Output the records in full, exactly as given.

▶ [Data records]:

+---+

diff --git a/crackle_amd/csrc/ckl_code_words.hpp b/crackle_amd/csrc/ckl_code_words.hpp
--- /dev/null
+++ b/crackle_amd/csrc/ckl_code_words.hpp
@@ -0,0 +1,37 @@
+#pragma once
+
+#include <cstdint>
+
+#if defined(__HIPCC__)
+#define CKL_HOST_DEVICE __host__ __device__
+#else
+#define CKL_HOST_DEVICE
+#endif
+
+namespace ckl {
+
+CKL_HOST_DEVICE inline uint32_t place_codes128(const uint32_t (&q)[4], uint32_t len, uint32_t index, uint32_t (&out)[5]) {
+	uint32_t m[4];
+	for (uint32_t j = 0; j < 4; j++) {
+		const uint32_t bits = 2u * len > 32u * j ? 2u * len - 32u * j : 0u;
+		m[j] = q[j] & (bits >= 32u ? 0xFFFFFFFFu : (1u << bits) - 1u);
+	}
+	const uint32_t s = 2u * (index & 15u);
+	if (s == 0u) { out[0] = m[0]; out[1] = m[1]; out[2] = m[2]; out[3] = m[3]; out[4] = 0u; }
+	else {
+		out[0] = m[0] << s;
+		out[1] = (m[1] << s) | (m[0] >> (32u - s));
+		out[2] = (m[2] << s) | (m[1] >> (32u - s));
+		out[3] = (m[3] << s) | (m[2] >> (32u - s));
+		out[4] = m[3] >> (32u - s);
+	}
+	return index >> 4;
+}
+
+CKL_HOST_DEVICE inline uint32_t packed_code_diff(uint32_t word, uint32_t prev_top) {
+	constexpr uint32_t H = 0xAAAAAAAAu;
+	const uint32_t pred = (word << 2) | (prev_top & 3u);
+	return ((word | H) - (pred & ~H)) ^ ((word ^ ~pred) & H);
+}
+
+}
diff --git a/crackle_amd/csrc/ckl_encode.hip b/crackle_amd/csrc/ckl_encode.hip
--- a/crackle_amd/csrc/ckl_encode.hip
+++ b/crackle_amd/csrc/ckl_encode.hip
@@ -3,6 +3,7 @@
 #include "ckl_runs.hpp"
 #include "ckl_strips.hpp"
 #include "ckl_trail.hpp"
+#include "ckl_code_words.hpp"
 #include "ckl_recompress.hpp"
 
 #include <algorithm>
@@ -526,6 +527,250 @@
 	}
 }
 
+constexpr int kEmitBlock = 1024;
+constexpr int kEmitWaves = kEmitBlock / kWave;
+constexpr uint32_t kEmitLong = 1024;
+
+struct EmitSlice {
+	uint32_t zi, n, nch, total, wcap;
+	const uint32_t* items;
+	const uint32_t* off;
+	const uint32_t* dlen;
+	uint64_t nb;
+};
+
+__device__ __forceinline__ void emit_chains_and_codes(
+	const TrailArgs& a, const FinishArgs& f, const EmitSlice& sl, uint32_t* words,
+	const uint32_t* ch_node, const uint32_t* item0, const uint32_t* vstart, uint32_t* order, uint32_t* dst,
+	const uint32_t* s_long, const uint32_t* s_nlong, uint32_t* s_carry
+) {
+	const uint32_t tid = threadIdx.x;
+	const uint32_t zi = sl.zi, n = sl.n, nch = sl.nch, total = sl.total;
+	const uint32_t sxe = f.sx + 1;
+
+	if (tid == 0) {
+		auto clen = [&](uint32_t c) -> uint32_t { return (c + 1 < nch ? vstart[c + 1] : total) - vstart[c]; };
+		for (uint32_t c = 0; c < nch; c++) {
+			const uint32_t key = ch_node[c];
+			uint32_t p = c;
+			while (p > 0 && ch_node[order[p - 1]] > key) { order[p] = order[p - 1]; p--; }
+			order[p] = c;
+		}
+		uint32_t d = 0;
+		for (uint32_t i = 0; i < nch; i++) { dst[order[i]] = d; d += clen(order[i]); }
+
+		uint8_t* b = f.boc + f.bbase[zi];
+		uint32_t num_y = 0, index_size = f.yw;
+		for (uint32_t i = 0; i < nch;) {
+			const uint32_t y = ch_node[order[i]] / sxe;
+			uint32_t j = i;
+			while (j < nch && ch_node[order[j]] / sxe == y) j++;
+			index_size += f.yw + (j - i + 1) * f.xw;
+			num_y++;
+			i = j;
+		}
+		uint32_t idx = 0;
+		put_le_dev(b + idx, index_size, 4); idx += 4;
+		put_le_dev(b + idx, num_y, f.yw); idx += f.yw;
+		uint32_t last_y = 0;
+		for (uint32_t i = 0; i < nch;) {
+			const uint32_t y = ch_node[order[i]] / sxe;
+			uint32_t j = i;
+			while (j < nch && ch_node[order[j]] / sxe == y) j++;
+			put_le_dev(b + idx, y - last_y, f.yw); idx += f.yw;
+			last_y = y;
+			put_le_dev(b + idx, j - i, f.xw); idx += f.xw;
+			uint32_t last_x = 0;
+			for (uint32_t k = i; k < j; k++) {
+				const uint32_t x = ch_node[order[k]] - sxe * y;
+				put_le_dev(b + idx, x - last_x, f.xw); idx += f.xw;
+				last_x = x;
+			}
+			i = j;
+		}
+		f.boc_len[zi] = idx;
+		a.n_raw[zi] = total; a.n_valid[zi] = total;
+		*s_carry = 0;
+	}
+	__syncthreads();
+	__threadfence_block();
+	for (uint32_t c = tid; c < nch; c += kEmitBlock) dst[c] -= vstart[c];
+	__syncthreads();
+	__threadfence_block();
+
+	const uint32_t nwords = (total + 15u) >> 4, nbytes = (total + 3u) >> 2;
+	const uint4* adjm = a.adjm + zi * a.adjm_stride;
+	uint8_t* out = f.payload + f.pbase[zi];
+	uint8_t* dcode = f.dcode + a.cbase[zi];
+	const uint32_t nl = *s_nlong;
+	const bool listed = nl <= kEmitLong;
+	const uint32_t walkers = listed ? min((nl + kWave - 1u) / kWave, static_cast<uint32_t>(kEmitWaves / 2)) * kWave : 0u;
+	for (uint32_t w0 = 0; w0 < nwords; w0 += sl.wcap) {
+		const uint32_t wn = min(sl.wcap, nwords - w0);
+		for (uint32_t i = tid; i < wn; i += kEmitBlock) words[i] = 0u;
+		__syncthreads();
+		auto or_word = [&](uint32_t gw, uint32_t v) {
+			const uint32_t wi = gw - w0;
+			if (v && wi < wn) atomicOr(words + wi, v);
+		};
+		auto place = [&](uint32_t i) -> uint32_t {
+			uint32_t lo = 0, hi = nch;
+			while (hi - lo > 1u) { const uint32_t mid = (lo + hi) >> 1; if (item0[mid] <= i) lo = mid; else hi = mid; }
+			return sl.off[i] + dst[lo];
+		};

+---+

▶ [Output of the exercise]:
diff --git a/crackle_amd/csrc/ckl_code_words.hpp b/crackle_amd/csrc/ckl_code_words.hpp
--- /dev/null
+++ b/crackle_amd/csrc/ckl_code_words.hpp
@@ -0,0 +1,37 @@
+#pragma once
+
+#include <cstdint>
+
+#if defined(__HIPCC__)
+#define CKL_HOST_DEVICE __host__ __device__
+#else
+#define CKL_HOST_DEVICE
+#endif
+
+namespace ckl {
+
+CKL_HOST_DEVICE inline uint32_t place_codes128(const uint32_t (&q)[4], uint32_t len, uint32_t index, uint32_t (&out)[5]) {
+	uint32_t m[4];
+	for (uint32_t j = 0; j < 4; j++) {
+		const uint32_t bits = 2u * len > 32u * j ? 2u * len - 32u * j : 0u;
+		m[j] = q[j] & (bits >= 32u ? 0xFFFFFFFFu : (1u << bits) - 1u);
+	}
+	const uint32_t s = 2u * (index & 15u);
+	if (s == 0u) { out[0] = m[0]; out[1] = m[1]; out[2] = m[2]; out[3] = m[3]; out[4] = 0u; }
+	else {
+		out[0] = m[0] << s;
+		out[1] = (m[1] << s) | (m[0] >> (32u - s));
+		out[2] = (m[2] << s) | (m[1] >> (32u - s));
+		out[3] = (m[3] << s) | (m[2] >> (32u - s));
+		out[4] = m[3] >> (32u - s);
+	}
+	return index >> 4;
+}
+
+CKL_HOST_DEVICE inline uint32_t packed_code_diff(uint32_t word, uint32_t prev_top) {
+	constexpr uint32_t H = 0xAAAAAAAAu;
+	const uint32_t pred = (word << 2) | (prev_top & 3u);
+	return ((word | H) - (pred & ~H)) ^ ((word ^ ~pred) & H);
+}
+
+}
diff --git a/crackle_amd/csrc/ckl_encode.hip b/crackle_amd/csrc/ckl_encode.hip
--- a/crackle_amd/csrc/ckl_encode.hip
+++ b/crackle_amd/csrc/ckl_encode.hip
@@ -3,6 +3,7 @@
 #include "ckl_runs.hpp"
 #include "ckl_strips.hpp"
 #include "ckl_trail.hpp"
+#include "ckl_code_words.hpp"
 #include "ckl_recompress.hpp"
 
 #include <algorithm>
@@ -526,6 +527,250 @@
 	}
 }
 
+constexpr int kEmitBlock = 1024;
+constexpr int kEmitWaves = kEmitBlock / kWave;
+constexpr uint32_t kEmitLong = 1024;
+
+struct EmitSlice {
+	uint32_t zi, n, nch, total, wcap;
+	const uint32_t* items;
+	const uint32_t* off;
+	const uint32_t* dlen;
+	uint64_t nb;
+};
+
+__device__ __forceinline__ void emit_chains_and_codes(
+	const TrailArgs& a, const FinishArgs& f, const EmitSlice& sl, uint32_t* words,
+	const uint32_t* ch_node, const uint32_t* item0, const uint32_t* vstart, uint32_t* order, uint32_t* dst,
+	const uint32_t* s_long, const uint32_t* s_nlong, uint32_t* s_carry
+) {
+	const uint32_t tid = threadIdx.x;
+	const uint32_t zi = sl.zi, n = sl.n, nch = sl.nch, total = sl.total;
+	const uint32_t sxe = f.sx + 1;
+
+	if (tid == 0) {
+		auto clen = [&](uint32_t c) -> uint32_t { return (c + 1 < nch ? vstart[c + 1] : total) - vstart[c]; };
+		for (uint32_t c = 0; c < nch; c++) {
+			const uint32_t key = ch_node[c];
+			uint32_t p = c;
+			while (p > 0 && ch_node[order[p - 1]] > key) { order[p] = order[p - 1]; p--; }
+			order[p] = c;
+		}
+		uint32_t d = 0;
+		for (uint32_t i = 0; i < nch; i++) { dst[order[i]] = d; d += clen(order[i]); }
+
+		uint8_t* b = f.boc + f.bbase[zi];
+		uint32_t num_y = 0, index_size = f.yw;
+		for (uint32_t i = 0; i < nch;) {
+			const uint32_t y = ch_node[order[i]] / sxe;
+			uint32_t j = i;
+			while (j < nch && ch_node[order[j]] / sxe == y) j++;
+			index_size += f.yw + (j - i + 1) * f.xw;
+			num_y++;
+			i = j;
+		}
+		uint32_t idx = 0;
+		put_le_dev(b + idx, index_size, 4); idx += 4;
+		put_le_dev(b + idx, num_y, f.yw); idx += f.yw;
+		uint32_t last_y = 0;
+		for (uint32_t i = 0; i < nch;) {
+			const uint32_t y = ch_node[order[i]] / sxe;
+			uint32_t j = i;
+			while (j < nch && ch_node[order[j]] / sxe == y) j++;
+			put_le_dev(b + idx, y - last_y, f.yw); idx += f.yw;
+			last_y = y;
+			put_le_dev(b + idx, j - i, f.xw); idx += f.xw;
+			uint32_t last_x = 0;
+			for (uint32_t k = i; k < j; k++) {
+				const uint32_t x = ch_node[order[k]] - sxe * y;
+				put_le_dev(b + idx, x - last_x, f.xw); idx += f.xw;
+				last_x = x;
+			}
+			i = j;
+		}
+		f.boc_len[zi] = idx;
+		a.n_raw[zi] = total; a.n_valid[zi] = total;
+		*s_carry = 0;
+	}
+	__syncthreads();
+	__threadfence_block();
+	for (uint32_t c = tid; c < nch; c += kEmitBlock) dst[c] -= vstart[c];
+	__syncthreads();
+	__threadfence_block();
+
+	const uint32_t nwords = (total + 15u) >> 4, nbytes = (total + 3u) >> 2;
+	const uint4* adjm = a.adjm + zi * a.adjm_stride;
+	uint8_t* out = f.payload + f.pbase[zi];
+	uint8_t* dcode = f.dcode + a.cbase[zi];
+	const uint32_t nl = *s_nlong;
+	const bool listed = nl <= kEmitLong;
+	const uint32_t walkers = listed ? min((nl + kWave - 1u) / kWave, static_cast<uint32_t>(kEmitWaves / 2)) * kWave : 0u;
+	for (uint32_t w0 = 0; w0 < nwords; w0 += sl.wcap) {
+		const uint32_t wn = min(sl.wcap, nwords - w0);
+		for (uint32_t i = tid; i < wn; i += kEmitBlock) words[i] = 0u;
+		__syncthreads();
+		auto or_word = [&](uint32_t gw, uint32_t v) {
+			const uint32_t wi = gw - w0;
+			if (v && wi < wn) atomicOr(words + wi, v);
+		};
+		auto place = [&](uint32_t i) -> uint32_t {
+			uint32_t lo = 0, hi = nch;
+			while (hi - lo > 1u) { const uint32_t mid = (lo + hi) >> 1; if (item0[mid] <= i) lo = mid; else hi = mid; }
+			return sl.off[i] + dst[lo];
+		};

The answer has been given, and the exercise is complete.